_Your assignment_
What lines in the data hold the string "kLaDepth"? Show them.

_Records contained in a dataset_
@@ -98,15 +116,15 @@
                 slot += dslot, row += drow;
                 if (slot >= nslots) slot -= nslots, ++row;
             }
-            const f32x4 *src = w < 2 ? reinterpret_cast<const f32x4 *>(it.Mbuf + static_cast<size_t>(g0 + ic) * kBsRecFloats) + 384 * w
-                                     : reinterpret_cast<const f32x4 *>(it.Nbuf + static_cast<size_t>(g0 + max(ic, 1)) * kBsCrossFloats) + 512 * (w - 2);
-#pragma unroll
-            for (int j = 0; j < 8; ++j) {
-                const int at = w < 2 && j >= 6 ? 768 - 384 * w + (lane & 15) : lane + 64 * j;
-                st.r[j] = src[at];
+            const f32x4 *rec = reinterpret_cast<const f32x4 *>(it.Mbuf + static_cast<size_t>(g0 + ic) * kBsRecFloats);
+            const f32x4 *cross = reinterpret_cast<const f32x4 *>(it.Nbuf + static_cast<size_t>(g0 + max(ic, 1)) * kBsCrossFloats);
+#pragma unroll
+            for (int j = 0; j < kLaRecLoads; ++j) {
+                const int v0 = 256 * j + 64 * w;
+                st.r[j] = v0 < kLaRec4Mem ? rec[v0 + lane] : cross[min(v0 - kLaRec4Mem + lane, kBsCrossFloats / 4 - 1)];
             }
         };
-        auto commit = [&](const LaStage &st, int i) {
+        auto commit = [&](const LaStage &st, int i, int slot) {
             if (i >= kLaPRing) {
                 la_wait2(sy, kSyC0, static_cast<unsigned>(i - kLaPRing + 1), it);
             }
@@ -124,29 +142,16 @@
             }
             la_post(sy, kSyLdP + w, static_cast<unsigned>(i + 1));
             if (i >= kLaRRing) la_wait(sy, kSyR, static_cast<unsigned>(i - kLaRRing + 1), it);
-            f32x4 *rr = reinterpret_cast<f32x4 *>(rring + (i % kLaRRing) * kLaRec4);
-            if (w < 2) {
-#pragma unroll
-                for (int j = 0; j < 6; ++j) {
-                    const int idx = 384 * w + lane + 64 * j;
-                    rr[((idx >> 8) * kH + ((idx >> 3) & 31)) * (kMS / 4) + (idx & 7)] = st.r[j];
-                }
-                if (w == 0 && lane < 16) {
-                    float *col = reinterpret_cast<float *>(rr) + (4 * lane) * kMS + kH;
-#pragma unroll
-                    for (int e = 0; e < 4; ++e) col[e * kMS] = st.r[6][e];
-                }
-            } else {
-                f32x4 *nl = rr + 3 * kH * kMS / 4;
-#pragma unroll
-                for (int j = 0; j < 8; ++j) {
-                    const int idx = 512 * (w - 2) + lane + 64 * j;
-                    nl[(idx >> 4) * kLaNS4 + (idx & 15)] = st.r[j];
-                }
+#pragma unroll
+            for (int j = 0; j < kLaRecLoads; ++j) lds4w[rdst[slot][j]] = st.r[j];
+            if (w == 0 && lane >= 32 && lane < 48) {
+                float *col = reinterpret_cast<float *>(rring + slot * kLaRec4) + 4 * (lane - 32) * kMS + kH;
+#pragma unroll
+                for (int e = 0; e < 4; ++e) col[e * kMS] = st.r[2][e];
             }
             la_post(sy, kSyLdR + w, static_cast<unsigned>(i + 1));
         };
-        static_assert(kLaDepth == 2, "two stages: four wavefronts x two blocks x 15 KB in flight");
+        static_assert(kLaDepth == 2 && kLaDepth % kLaRRing == 0, "two stages: four wavefronts x two blocks x 14 KB in flight; stage u fills record slot u");
         LaStage st[kLaDepth];
         {
             uint64_t v0[kLaDepth];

_Response box_
-        static_assert(kLaDepth == 2, "two stages: four wavefronts x two blocks x 15 KB in flight");
+        static_assert(kLaDepth == 2 && kLaDepth % kLaRRing == 0, "two stages: four wavefronts x two blocks x 14 KB in flight; stage u fills record slot u");
         LaStage st[kLaDepth];
             uint64_t v0[kLaDepth];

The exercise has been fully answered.